The container functionalities, like networking and storage, are decoupled from container runtime by standard interfaces like CNI (Container Network Interface), and CSI (Container Storage Interface). Thus, the implementation of CRI (e.g. dockershim) will be able to call standard CNI interfaces to allocate the network for the target container without knowing any detail of underlying network plugins.

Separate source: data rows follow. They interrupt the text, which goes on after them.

@@ -626,9 +783,10 @@
 template <class M, int DIN, int DOUT, bool CROSS, typename R, class F>
 I2C_FN void grid_transform_wave(const Rule<R>& rule, const R* m, const R* L, const F& f, R* my, R* Sy, R* Sxy);
 
-template <int GRID, class M, class ST, int DIN, int DOUT, bool CROSS, bool UNITW = false, bool HANDOFF = false, typename R, class F>
+template <int GRID, class M, class ST, int DIN, int DOUT, bool CROSS, bool UNITW = false, bool HANDOFF = false, typename R, class F, class TS = TrigHere>
 I2C_FN void transform(const Rule<R>& rule, const R* m, const R* Sin, const R* L, const F& f, R* my, R* Sy, R* Sxy,
-                      const PolyTab<R>* tab = nullptr) {
+                      const PolyTab<R>* tab = nullptr, const TS* ts = nullptr) {
+  static_assert(!TS::MAIL || GRID == 0, "the trig waves serve the sigma-point rule (sp_transform)");
   static_assert(!HANDOFF || GRID == 0, "the hand-off of the differences is the sigma-point rule's (sp_transform)");
   if constexpr (GRID == GRID_WAVE) {
     grid_transform_wave<M, DIN, DOUT, CROSS>(rule, m, L, f, my, Sy, Sxy);
@@ -640,7 +798,7 @@
     }
     grid_transform<M, DIN, DOUT, CROSS>(rule, m, L, f, my, Sy, Sxy);
   } else
-    sp_transform<M, ST, DIN, DOUT, CROSS, UNITW, HANDOFF>(rule, m, Sin, L, f, my, Sy, Sxy, tab);
+    sp_transform<M, ST, DIN, DOUT, CROSS, UNITW, HANDOFF>(rule, m, Sin, L, f, my, Sy, Sxy, tab, ts);
 }
 
 
@@ -659,13 +817,13 @@
 };
 
 struct NoRelease {
-  static constexpr bool ON = false, GAIN = false;
+  static constexpr bool ON = false, GAIN = false, TRIG = false;
   int chunk_len;
   I2C_HD inline void release() const {}
   I2C_HD inline void release_if(int, int) const {}
 };
 struct ChunkRelease {
-  static constexpr bool ON = true, GAIN = false;
+  static constexpr bool ON = true, GAIN = false, TRIG = false;
   int chunk_len;
   I2C_HD inline void release() const {
 #if defined(__HIP_DEVICE_COMPILE__)
@@ -686,9 +844,17 @@
   }
 };
 template <typename R> struct ChunkReleaseGain {
-  static constexpr bool ON = true, GAIN = true;
+  static constexpr bool ON = true, GAIN = true, TRIG = false;
   int chunk_len;
   R* term_sig;
+  I2C_HD inline void release() const { ChunkRelease{chunk_len}.release(); }
+  I2C_HD inline void release_if(const int t, const int at) const { ChunkRelease{chunk_len}.release_if(t, at); }
+};
+template <typename R> struct ChunkReleaseGainTrig {
+  static constexpr bool ON = true, GAIN = true, TRIG = true;
+  int chunk_len;
+  R* term_sig;
+  unsigned trig_lane, trig_box;
   I2C_HD inline void release() const { ChunkRelease{chunk_len}.release(); }
   I2C_HD inline void release_if(const int t, const int at) const { ChunkRelease{chunk_len}.release_if(t, at); }
 };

The allocation result,will be returned back to kubelet after the CRI call

What’s more, the latest design of hardware accelerators in Kubernetes, like GPU and FPGA, also rely on CRI to allocate devices to corresponding containers. The core idea of this design is included in another extension system named Device Plugin. It is responsible for generating device information and dependency directories per device allocate request, and then returns them to kubelet. Again, Kubelet will inject this information into CRI to create a container call. That’s also the secret why the latest Kubernetes implementations do not rely on Docker, or any other specific container runtime to manage GPU, etc.

What are CRI shims? I’ve been hearing this a lot recently.

Zhang: Actually, CRI implementations are called CRI shims within the Kubernetes community. It is free for the developer to decide how to implement those CRI interfaces, and this has triggered another innovation storm at the container runtime level, which was almost forgotten by the community in recent years.

The most straightforward idea is: can I just implement a shim for runC, which is the building block for an existing Docker project? Of course yes. Not very long after CRI is released, maintainers of the runC project proposed a design which leverages users of Kubernetes to run workloads on runC without installing Docker at all. That project is cri-o.

Unlike Docker, cri-o is much simpler and only focuses on the container and image management, as well as serving CRI requests. Specifically, it “implements CRI using OCI conformant runtimes” (runC for example), so the scope of cri-o is always tied to the scope of the CRI. Besides a very basic CLI, cri-o will not expect users to use it the same way as Docker.

Besides these Linux operating system level containers (mostly based on cgroups and namespaces), we can also implement CRI by using hardware virtualization to achieve higher level security and isolation. These efforts rely on the newly created project KataContainers and corresponding CRI shim frakti.

The CRI has been so successful that many other container projects or legacy container runtimes are beginning to provide implementations for it. Alibaba’s internal container Pouch, for example, is a container runtime which has been used inside Alibaba for years, tested with unbelievable battles like serving the 1.48 billion transactions in 24-hours during the the Single’s Day (11/11) sale.

What’s the next direction of CRI and container runtimes in Kubernetes?

Zhang: I believe the second boom of container runtimes is still continuing, but this time, it is being lead by the Kubernetes community.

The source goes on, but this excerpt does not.